Every line of the data is to be transcribed without error.

*Data extract:*
-- Opening Marker --
@@ -393,15 +405,18 @@
   record_amax_block_guarded<true>(a.amax_out, amax, reinterpret_cast<float*>(scr), a.range_flag, s_in, a.site);
 }
 
-template <int PRO, int EPI>
-__global__ __launch_bounds__(256) __attribute__((amdgpu_waves_per_eu(2, 2)))
-void tkw_kernel1(TkwArgs a, int n_tiles, int kc32, int n_chunks, int n_rows, int n_pass, int mulL) { tkw_body<1, PRO, EPI, false>(a, n_tiles, kc32, n_chunks, n_rows, n_pass, mulL); }
-template <int PRO, int EPI>
-__global__ __launch_bounds__(256) __attribute__((amdgpu_waves_per_eu(2, 2)))
-void tkw_kernel2(TkwArgs a, int n_tiles, int kc32, int n_chunks, int n_rows, int n_pass, int mulL) { tkw_body<2, PRO, EPI, false>(a, n_tiles, kc32, n_chunks, n_rows, n_pass, mulL); }
-template <int MB, int EPI>
-__global__ __launch_bounds__(256) __attribute__((amdgpu_waves_per_eu(2, 2)))
-void tkw_rows_kernel(TkwArgs a, int n_tiles, int kc32, int n_chunks, int n_rows, int n_pass, int mulL) { tkw_body<MB, 0, EPI, true>(a, n_tiles, kc32, n_chunks, n_rows, n_pass, mulL); }
+#define TW_KERNEL(NAME, TPARAMS, BODY_ARGS) \
+  template <TPARAMS> __global__ __launch_bounds__(256) __attribute__((amdgpu_waves_per_eu(2, 2))) \
+  void NAME(TkwArgs a, int n_tiles, int kc32, int n_chunks, int n_rows, int n_pass, int mulL) { tkw_body<BODY_ARGS>(a, n_tiles, kc32, n_chunks, n_rows, n_pass, mulL); }
+#define TW_COMMA ,
+TW_KERNEL(tkw_kernel1, int PRO TW_COMMA int EPI, 1 TW_COMMA PRO TW_COMMA EPI TW_COMMA false TW_COMMA 128)
+TW_KERNEL(tkw_kernel2, int PRO TW_COMMA int EPI, 2 TW_COMMA PRO TW_COMMA EPI TW_COMMA false TW_COMMA 128)
+TW_KERNEL(tkw_kc_kernel1, int PRO TW_COMMA int EPI, 1 TW_COMMA PRO TW_COMMA EPI TW_COMMA false TW_COMMA 0)
+TW_KERNEL(tkw_kc_kernel2, int PRO TW_COMMA int EPI, 2 TW_COMMA PRO TW_COMMA EPI TW_COMMA false TW_COMMA 0)
+TW_KERNEL(tkw_rows_kernel, int MB TW_COMMA int EPI, MB TW_COMMA 0 TW_COMMA EPI TW_COMMA true TW_COMMA 128)
+TW_KERNEL(tkw_kc_rows_kernel, int MB TW_COMMA int EPI, MB TW_COMMA 0 TW_COMMA EPI TW_COMMA true TW_COMMA 0)
+#undef TW_KERNEL
+#undef TW_COMMA
 
 namespace {
 
@@ -439,9 +454,17 @@
   const int n_tiles = (a.M + TW_TB - 1) / TW_TB;
   const int per_cu = g.lds * 2 <= 160 * 1024 ? 2 : 1;
   const int nb = std::min(n_tiles, per_cu * device_cu_count());
-  if constexpr (RT) hipLaunchKernelGGL((tkw_rows_kernel<MB, EPI ? EPI : 1>), dim3(nb), dim3(256), g.lds, s, a, n_tiles, g.KC >> 5, g.n_chunks, g.rows, g.n_pass, (65536 + a.L - 1) / a.L);
-  else if (MB == 1) hipLaunchKernelGGL((tkw_kernel1<PRO, EPI>), dim3(nb), dim3(256), g.lds, s, a, n_tiles, g.KC >> 5, g.n_chunks, g.rows, g.n_pass, (65536 + a.L - 1) / a.L);
-  else hipLaunchKernelGGL((tkw_kernel2<PRO, EPI>), dim3(nb), dim3(256), g.lds, s, a, n_tiles, g.KC >> 5, g.n_chunks, g.rows, g.n_pass, (65536 + a.L - 1) / a.L);
+  const dim3 grid(nb), block(256);
+  const int mulL = (65536 + a.L - 1) / a.L;
+  if (g.KC == 128 && !(MB == 2 && PRO == 8)) {
+    if constexpr (RT) hipLaunchKernelGGL((tkw_rows_kernel<MB, EPI ? EPI : 1>), grid, block, g.lds, s, a, n_tiles, g.KC >> 5, g.n_chunks, g.rows, g.n_pass, mulL);
+    else if constexpr (MB == 1) hipLaunchKernelGGL((tkw_kernel1<PRO, EPI>), grid, block, g.lds, s, a, n_tiles, g.KC >> 5, g.n_chunks, g.rows, g.n_pass, mulL);
+    else if constexpr (PRO != 8) hipLaunchKernelGGL((tkw_kernel2<PRO, EPI>), grid, block, g.lds, s, a, n_tiles, g.KC >> 5, g.n_chunks, g.rows, g.n_pass, mulL);
+  } else {
+    if constexpr (RT) hipLaunchKernelGGL((tkw_kc_rows_kernel<MB, EPI ? EPI : 1>), grid, block, g.lds, s, a, n_tiles, g.KC >> 5, g.n_chunks, g.rows, g.n_pass, mulL);
+    else if constexpr (MB == 1) hipLaunchKernelGGL((tkw_kc_kernel1<PRO, EPI>), grid, block, g.lds, s, a, n_tiles, g.KC >> 5, g.n_chunks, g.rows, g.n_pass, mulL);
+    else hipLaunchKernelGGL((tkw_kc_kernel2<PRO, EPI>), grid, block, g.lds, s, a, n_tiles, g.KC >> 5, g.n_chunks, g.rows, g.n_pass, mulL);
+  }
   RAMP_HIP_CHECK(hipGetLastError());
   return 0;
 }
-- Closing Marker --
*Solution to this task:*
@@ -393,15 +405,18 @@
   record_amax_block_guarded<true>(a.amax_out, amax, reinterpret_cast<float*>(scr), a.range_flag, s_in, a.site);
 }
 
-template <int PRO, int EPI>
-__global__ __launch_bounds__(256) __attribute__((amdgpu_waves_per_eu(2, 2)))
-void tkw_kernel1(TkwArgs a, int n_tiles, int kc32, int n_chunks, int n_rows, int n_pass, int mulL) { tkw_body<1, PRO, EPI, false>(a, n_tiles, kc32, n_chunks, n_rows, n_pass, mulL); }
-template <int PRO, int EPI>
-__global__ __launch_bounds__(256) __attribute__((amdgpu_waves_per_eu(2, 2)))
-void tkw_kernel2(TkwArgs a, int n_tiles, int kc32, int n_chunks, int n_rows, int n_pass, int mulL) { tkw_body<2, PRO, EPI, false>(a, n_tiles, kc32, n_chunks, n_rows, n_pass, mulL); }
-template <int MB, int EPI>
-__global__ __launch_bounds__(256) __attribute__((amdgpu_waves_per_eu(2, 2)))
-void tkw_rows_kernel(TkwArgs a, int n_tiles, int kc32, int n_chunks, int n_rows, int n_pass, int mulL) { tkw_body<MB, 0, EPI, true>(a, n_tiles, kc32, n_chunks, n_rows, n_pass, mulL); }
+#define TW_KERNEL(NAME, TPARAMS, BODY_ARGS) \
+  template <TPARAMS> __global__ __launch_bounds__(256) __attribute__((amdgpu_waves_per_eu(2, 2))) \
+  void NAME(TkwArgs a, int n_tiles, int kc32, int n_chunks, int n_rows, int n_pass, int mulL) { tkw_body<BODY_ARGS>(a, n_tiles, kc32, n_chunks, n_rows, n_pass, mulL); }
+#define TW_COMMA ,
+TW_KERNEL(tkw_kernel1, int PRO TW_COMMA int EPI, 1 TW_COMMA PRO TW_COMMA EPI TW_COMMA false TW_COMMA 128)
+TW_KERNEL(tkw_kernel2, int PRO TW_COMMA int EPI, 2 TW_COMMA PRO TW_COMMA EPI TW_COMMA false TW_COMMA 128)
+TW_KERNEL(tkw_kc_kernel1, int PRO TW_COMMA int EPI, 1 TW_COMMA PRO TW_COMMA EPI TW_COMMA false TW_COMMA 0)
+TW_KERNEL(tkw_kc_kernel2, int PRO TW_COMMA int EPI, 2 TW_COMMA PRO TW_COMMA EPI TW_COMMA false TW_COMMA 0)
+TW_KERNEL(tkw_rows_kernel, int MB TW_COMMA int EPI, MB TW_COMMA 0 TW_COMMA EPI TW_COMMA true TW_COMMA 128)
+TW_KERNEL(tkw_kc_rows_kernel, int MB TW_COMMA int EPI, MB TW_COMMA 0 TW_COMMA EPI TW_COMMA true TW_COMMA 0)
+#undef TW_KERNEL
+#undef TW_COMMA
 
 namespace {
 
@@ -439,9 +454,17 @@
   const int n_tiles = (a.M + TW_TB - 1) / TW_TB;
   const int per_cu = g.lds * 2 <= 160 * 1024 ? 2 : 1;
   const int nb = std::min(n_tiles, per_cu * device_cu_count());
-  if constexpr (RT) hipLaunchKernelGGL((tkw_rows_kernel<MB, EPI ? EPI : 1>), dim3(nb), dim3(256), g.lds, s, a, n_tiles, g.KC >> 5, g.n_chunks, g.rows, g.n_pass, (65536 + a.L - 1) / a.L);
-  else if (MB == 1) hipLaunchKernelGGL((tkw_kernel1<PRO, EPI>), dim3(nb), dim3(256), g.lds, s, a, n_tiles, g.KC >> 5, g.n_chunks, g.rows, g.n_pass, (65536 + a.L - 1) / a.L);
-  else hipLaunchKernelGGL((tkw_kernel2<PRO, EPI>), dim3(nb), dim3(256), g.lds, s, a, n_tiles, g.KC >> 5, g.n_chunks, g.rows, g.n_pass, (65536 + a.L - 1) / a.L);
+  const dim3 grid(nb), block(256);
+  const int mulL = (65536 + a.L - 1) / a.L;
+  if (g.KC == 128 && !(MB == 2 && PRO == 8)) {
+    if constexpr (RT) hipLaunchKernelGGL((tkw_rows_kernel<MB, EPI ? EPI : 1>), grid, block, g.lds, s, a, n_tiles, g.KC >> 5, g.n_chunks, g.rows, g.n_pass, mulL);
+    else if constexpr (MB == 1) hipLaunchKernelGGL((tkw_kernel1<PRO, EPI>), grid, block, g.lds, s, a, n_tiles, g.KC >> 5, g.n_chunks, g.rows, g.n_pass, mulL);
+    else if constexpr (PRO != 8) hipLaunchKernelGGL((tkw_kernel2<PRO, EPI>), grid, block, g.lds, s, a, n_tiles, g.KC >> 5, g.n_chunks, g.rows, g.n_pass, mulL);
+  } else {
+    if constexpr (RT) hipLaunchKernelGGL((tkw_kc_rows_kernel<MB, EPI ? EPI : 1>), grid, block, g.lds, s, a, n_tiles, g.KC >> 5, g.n_chunks, g.rows, g.n_pass, mulL);
+    else if constexpr (MB == 1) hipLaunchKernelGGL((tkw_kc_kernel1<PRO, EPI>), grid, block, g.lds, s, a, n_tiles, g.KC >> 5, g.n_chunks, g.rows, g.n_pass, mulL);
+    else hipLaunchKernelGGL((tkw_kc_kernel2<PRO, EPI>), grid, block, g.lds, s, a, n_tiles, g.KC >> 5, g.n_chunks, g.rows, g.n_pass, mulL);
+  }
   RAMP_HIP_CHECK(hipGetLastError());
   return 0;
 }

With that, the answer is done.